Prompt:
Please take the lines from the one holding "GATHER_CHAIN_PARAMS , CoefChain chain" through the one holding "int lf_resample3d_bwd_coef_params(const float*" in the data below and copy them exactly.

=== The input ===

@@ -369,13 +372,24 @@
 
 }
 
+static int camera_coefs_launch(const float* params, const float* intrinsics, float cube_size, float z_span,
+                               int crop_h, int crop_w, float* coefs, float* jac, float* o2c_padded, int N, void* stream) {
+  lf_clear_error();
+  if (N <= 0 || crop_h <= 0 || crop_w <= 0 || cube_size <= 0.f) return LF_EINVAL;
+  hipLaunchKernelGGL((camera_coefs_kernel<1>), dim3((N * NP + 63) / 64), dim3(64), 0, (hipStream_t)stream, params, intrinsics,
+                     cube_size, z_span, crop_h, crop_w, coefs, jac, o2c_padded, N);
+  return lf_launch_status();
+}
+
 extern "C" int lf_camera_coefs(const float* params, const float* intrinsics, float cube_size, float z_span,
                                int crop_h, int crop_w, float* coefs, float* jac, int N, void* stream) {
-  lf_clear_error();
-  if (N <= 0 || crop_h <= 0 || crop_w <= 0 || cube_size <= 0.f) return LF_EINVAL;
-  hipLaunchKernelGGL((camera_coefs_kernel<1>), dim3((N * NP + 63) / 64), dim3(64), 0, (hipStream_t)stream, params, intrinsics,
-                     cube_size, z_span, crop_h, crop_w, coefs, jac, N);
-  return lf_launch_status();
+  return camera_coefs_launch(params, intrinsics, cube_size, z_span, crop_h, crop_w, coefs, jac, nullptr, N, stream);
+}
+
+extern "C" int lf_camera_coefs_padded(const float* params, const float* intrinsics, float cube_size, float z_span,
+                                      int crop_h, int crop_w, float* coefs, float* jac, float* o2c_padded, int N, void* stream) {
+  if (!o2c_padded) return LF_EINVAL;
+  return camera_coefs_launch(params, intrinsics, cube_size, z_span, crop_h, crop_w, coefs, jac, o2c_padded, N, stream);
 }
 
 extern "C" int lf_camera_coefs_bwd(const float* gcoefs, const float* jac, float* gparams, int N, void* stream) {
diff --git a/latentfusion_amd/csrc/lf_common.h b/latentfusion_amd/csrc/lf_common.h
--- a/latentfusion_amd/csrc/lf_common.h
+++ b/latentfusion_amd/csrc/lf_common.h
@@ -47,6 +47,24 @@
   return v;
 }
 
+__device__ __forceinline__ void lf_store_coherent(float* p, float v) { __hip_atomic_store(p, v, __ATOMIC_RELAXED, __HIP_MEMORY_SCOPE_AGENT); }
+__device__ __forceinline__ float lf_load_coherent(const float* p) { return __hip_atomic_load(p, __ATOMIC_RELAXED, __HIP_MEMORY_SCOPE_AGENT); }
+__device__ __forceinline__ bool lf_last_block_ticket(unsigned* counter, unsigned nblk) {
+  __shared__ bool last;
+  if (threadIdx.x < LF_WAVE) {
+    asm volatile("s_waitcnt vmcnt(0)" ::: "memory");
+    __builtin_amdgcn_wave_barrier();
+    if (threadIdx.x == 0) {
+      last = atomicAdd(counter, 1u) == nblk - 1u;
+      if (last) atomicExch(counter, 0u);
+    }
+  }
+  __syncthreads();
+  return last;
+}
+#define LF_TICKET_HEADER_BYTES LF_SCRATCH_TICKET_BYTES
+#define LF_TICKET_MAX_SAMPLES (LF_TICKET_HEADER_BYTES / 4)
+
 #define LF_AMAX_SLOTS 64
 #define LF_AMAX_STRIDE 32
 static_assert(LF_AMAX_FLOATS == LF_AMAX_SLOTS * LF_AMAX_STRIDE, "lf_hip.h: LF_AMAX_FLOATS");
diff --git a/latentfusion_amd/csrc/resample.hip b/latentfusion_amd/csrc/resample.hip
--- a/latentfusion_amd/csrc/resample.hip
+++ b/latentfusion_amd/csrc/resample.hip
@@ -83,21 +83,61 @@
   return t;
 }
 
-__global__ void __launch_bounds__(256) resample_bwd_coef_reduce(const float* __restrict__ partial,
-                                                                int nblk, float* __restrict__ gcoef) {
-  const int n = blockIdx.x;
+template <bool COH>
+__device__ __forceinline__ double bwd_coef_reduce_sample(const float* partial, int nblk, int n) {
   __shared__ double red[256];
   const int comp = threadIdx.x % 18;
   const int grp = threadIdx.x / 18;
   double s = 0.0;
   if (grp < 14)
-    for (int b = grp; b < nblk; b += 14) s += (double)partial[((long)n * nblk + b) * 18 + comp];
+    for (int b0 = grp; b0 < nblk; b0 += 14 * 8) {
+      float v[8];
+#pragma unroll
+      for (int u = 0; u < 8; ++u) {
+        const float* src = partial + ((long)n * nblk + b0 + 14 * u) * 18 + comp;
+        v[u] = b0 + 14 * u < nblk ? (COH ? lf_load_coherent(src) : *src) : 0.f;
+      }
+#pragma unroll
+      for (int u = 0; u < 8; ++u)
+        if (b0 + 14 * u < nblk) s += (double)v[u];
+    }
   red[threadIdx.x] = (grp < 14) ? s : 0.0;
   __syncthreads();
+  double tot = 0.0;
+  if (threadIdx.x < 18)
+    for (int g = 0; g < 14; ++g) tot += red[g * 18 + threadIdx.x];
+  return tot;
+}
+
+__global__ void __launch_bounds__(256) resample_bwd_coef_reduce(const float* __restrict__ partial,
+                                                                int nblk, float* __restrict__ gcoef) {
+  const int n = blockIdx.x;
+  const double tot = bwd_coef_reduce_sample<false>(partial, nblk, n);
+  if (threadIdx.x < 18) gcoef[(long)n * 18 + threadIdx.x] = (float)tot;
+}
+
+struct CoefChain {
+  unsigned* tickets;
+  float* gcoefs;
+  const float* jac;
+  float* gparams;
+};
+__device__ __forceinline__ void bwd_coef_chain_tail(const float* partial, int nblk, int n, CoefChain ch) {
+  constexpr int NCOEF = 24, NPAR = 10;
+  if (!lf_last_block_ticket(ch.tickets + n, (unsigned)nblk)) return;
+  __shared__ float grow[NCOEF];
+  const double tot = bwd_coef_reduce_sample<true>(partial, nblk, n);
   if (threadIdx.x < 18) {
-    double tot = 0.0;
-    for (int g = 0; g < 14; ++g) tot += red[g * 18 + threadIdx.x];
-    gcoef[(long)n * 18 + threadIdx.x] = (float)tot;
+    grow[threadIdx.x] = (float)tot;
+    ch.gcoefs[(long)n * NCOEF + threadIdx.x] = (float)tot;
+  } else if (threadIdx.x < NCOEF) {
+    grow[threadIdx.x] = ch.gcoefs[(long)n * NCOEF + threadIdx.x];
+  }
+  __syncthreads();
+  if (threadIdx.x < NPAR) {
+    double s = 0.0;
+    for (int j = 0; j < NCOEF; ++j) s += (double)grow[j] * (double)ch.jac[((long)n * NCOEF + j) * NPAR + threadIdx.x];
+    ch.gparams[(long)n * NPAR + threadIdx.x] = (float)s;
   }
 }
 
@@ -191,6 +231,9 @@
 #define GATHER_KERNEL(stem) stem##_kernel
 #define GATHER_TABLE_PARAMS
 #define GATHER_VOL_OFFSET ((long)n * vol_bstride)
+#define GATHER_CHAIN_PARAMS
+#define GATHER_CHAIN_TAIL
+#define GATHER_PARTIAL_STORE(ptr, val) *(ptr) = val
 #include "resample_gather.inc"
 #undef GATHER_KERNEL
 #undef GATHER_TABLE_PARAMS
@@ -202,6 +245,22 @@
 #undef GATHER_KERNEL
 #undef GATHER_TABLE_PARAMS
 #undef GATHER_VOL_OFFSET
+#undef GATHER_CHAIN_PARAMS
+#undef GATHER_CHAIN_TAIL
+#undef GATHER_PARTIAL_STORE
+#define GATHER_KERNEL(stem) stem##_chain_kernel
+#define GATHER_TABLE_PARAMS
+#define GATHER_VOL_OFFSET ((long)n * vol_bstride)
+#define GATHER_CHAIN_PARAMS , CoefChain chain
+#define GATHER_CHAIN_TAIL bwd_coef_chain_tail(partial, nblk, n, chain);
+#define GATHER_PARTIAL_STORE(ptr, val) lf_store_coherent(ptr, val)
+#include "resample_gather.inc"
+#undef GATHER_KERNEL
+#undef GATHER_TABLE_PARAMS
+#undef GATHER_VOL_OFFSET
+#undef GATHER_CHAIN_PARAMS
+#undef GATHER_CHAIN_TAIL
+#undef GATHER_PARTIAL_STORE
 
 template <int KIND>
 __global__ void __launch_bounds__(256) resample_fwd_c16_dedup_kernel(
@@ -440,6 +499,37 @@
   return bwd_coef_launch(gout, vol, vol_n, coef, gcoef, scratch, scratch_bytes, N, N, D, H, W, C, stream);
 }
 
+extern "C" size_t lf_resample3d_bwd_coef_params_scratch_bytes(int N, int D, int H, int W) {
+  return LF_TICKET_HEADER_BYTES + bwd_coef_scratch_bytes(N, N, D, H, W);
+}
+
+extern "C" int lf_resample3d_bwd_coef_params(const float* gout, const float* vol, int vol_n, const float* coef,
+                                             float* gcoefs, const float* jac, float* gparams, void* scratch, size_t scratch_bytes,
+                                             int N, int D, int H, int W, int C, void* stream) {
+  lf_clear_error();
+  if (!gout || !vol || !coef || !gcoefs || !jac || !gparams || !scratch) return LF_EINVAL;
+  if (N <= 0 || N > LF_TICKET_MAX_SAMPLES || D <= 0 || H <= 0 || W <= 0 || C <= 0) return LF_EINVAL;
+  if (vol_n != 1 && vol_n != N) return LF_EINVAL;
+  if (scratch_bytes < lf_resample3d_bwd_coef_params_scratch_bytes(N, D, H, W)) return LF_ENOSPC;
+  BwdCoefPlan p;
+  if (int e = bwd_coef_plan(gout, vol, scratch_bytes - LF_TICKET_HEADER_BYTES, N, N, D, H, W, C, p)) return e;
+  const long bstride = vol_n == 1 ? 0 : p.nvox * C;
+  hipStream_t s = (hipStream_t)stream;
+  float* partial = (float*)((char*)scratch + LF_TICKET_HEADER_BYTES);
+  const CoefChain chain = {(unsigned*)scratch, gcoefs, jac, gparams};
+  if (g_resample_variant >= 2 && p.vec && C == 16 && p.vpb >= 64 && p.nvox * 64 < 0xffffffffL) {
+    if (p.vpb >= 256)
+      hipLaunchKernelGGL((resample_bwd_coef_c16_dedup_chain_kernel<2, 1, true>), p.grid, dim3(256), 0, s, gout, vol, bstride, coef, partial, p.nblk, p.vpb, p.bt, D, H, W, p.st, chain);
+    else
+      hipLaunchKernelGGL((resample_bwd_coef_c16_chain_kernel<8, 1>), p.grid, dim3(256), 0, s, gout, vol, bstride, coef, partial, p.nblk, p.vpb, p.bt, D, H, W, p.st, chain);
+  } else if (p.vec) {
+    hipLaunchKernelGGL((resample_bwd_coef_chain_kernel<4>), p.grid, dim3(256), 0, s, gout, vol, bstride, coef, partial, p.nblk, p.vpb, p.bt, N, D, H, W, C, p.lpv, p.st, chain);
+  } else {
+    hipLaunchKernelGGL((resample_bwd_coef_chain_kernel<1>), p.grid, dim3(256), 0, s, gout, vol, bstride, coef, partial, p.nblk, p.vpb, p.bt, N, D, H, W, C, p.lpv, p.st, chain);
+  }
+  return lf_launch_status();
+}
+
 extern "C" int lf_resample3d_bwd_coef_part(const float* gout, const float* vol, int vol_n, const float* coef,
                                            float* gcoef, void* scratch, size_t scratch_bytes,
                                            int N, int D, int H, int W, int C, int part_n, void* stream) {
diff --git a/latentfusion_amd/csrc/resample_gather.inc b/latentfusion_amd/csrc/resample_gather.inc
--- a/latentfusion_amd/csrc/resample_gather.inc
+++ b/latentfusion_amd/csrc/resample_gather.inc
@@ -46,7 +46,7 @@
 __global__ void __launch_bounds__(256) GATHER_KERNEL(resample_bwd_coef)(
     const float* __restrict__ gout, const float* __restrict__ vol, long vol_bstride, GATHER_TABLE_PARAMS
     const float* __restrict__ coef, float* __restrict__ partial, int nblk, int vpb, BwdTile bt,
-    int N, int D, int H, int W, int C, int lpv, Steps st) {
+    int N, int D, int H, int W, int C, int lpv, Steps st GATHER_CHAIN_PARAMS) {
   const unsigned fb = xcd_contiguous(blockIdx.x, gridDim.x);
   const int n = fb / nblk, blk = fb - n * nblk;
   const float* cf = coef + (long)n * LF_MAP_COEFS;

===

Solution:
+#define GATHER_CHAIN_PARAMS , CoefChain chain
+#define GATHER_CHAIN_TAIL bwd_coef_chain_tail(partial, nblk, n, chain);
+#define GATHER_PARTIAL_STORE(ptr, val) lf_store_coherent(ptr, val)
+#include "resample_gather.inc"
+#undef GATHER_KERNEL
+#undef GATHER_TABLE_PARAMS
+#undef GATHER_VOL_OFFSET
+#undef GATHER_CHAIN_PARAMS
+#undef GATHER_CHAIN_TAIL
+#undef GATHER_PARTIAL_STORE
 
 template <int KIND>
 __global__ void __launch_bounds__(256) resample_fwd_c16_dedup_kernel(
@@ -440,6 +499,37 @@
   return bwd_coef_launch(gout, vol, vol_n, coef, gcoef, scratch, scratch_bytes, N, N, D, H, W, C, stream);
 }
 
+extern "C" size_t lf_resample3d_bwd_coef_params_scratch_bytes(int N, int D, int H, int W) {
+  return LF_TICKET_HEADER_BYTES + bwd_coef_scratch_bytes(N, N, D, H, W);
+}
+
+extern "C" int lf_resample3d_bwd_coef_params(const float* gout, const float* vol, int vol_n, const float* coef,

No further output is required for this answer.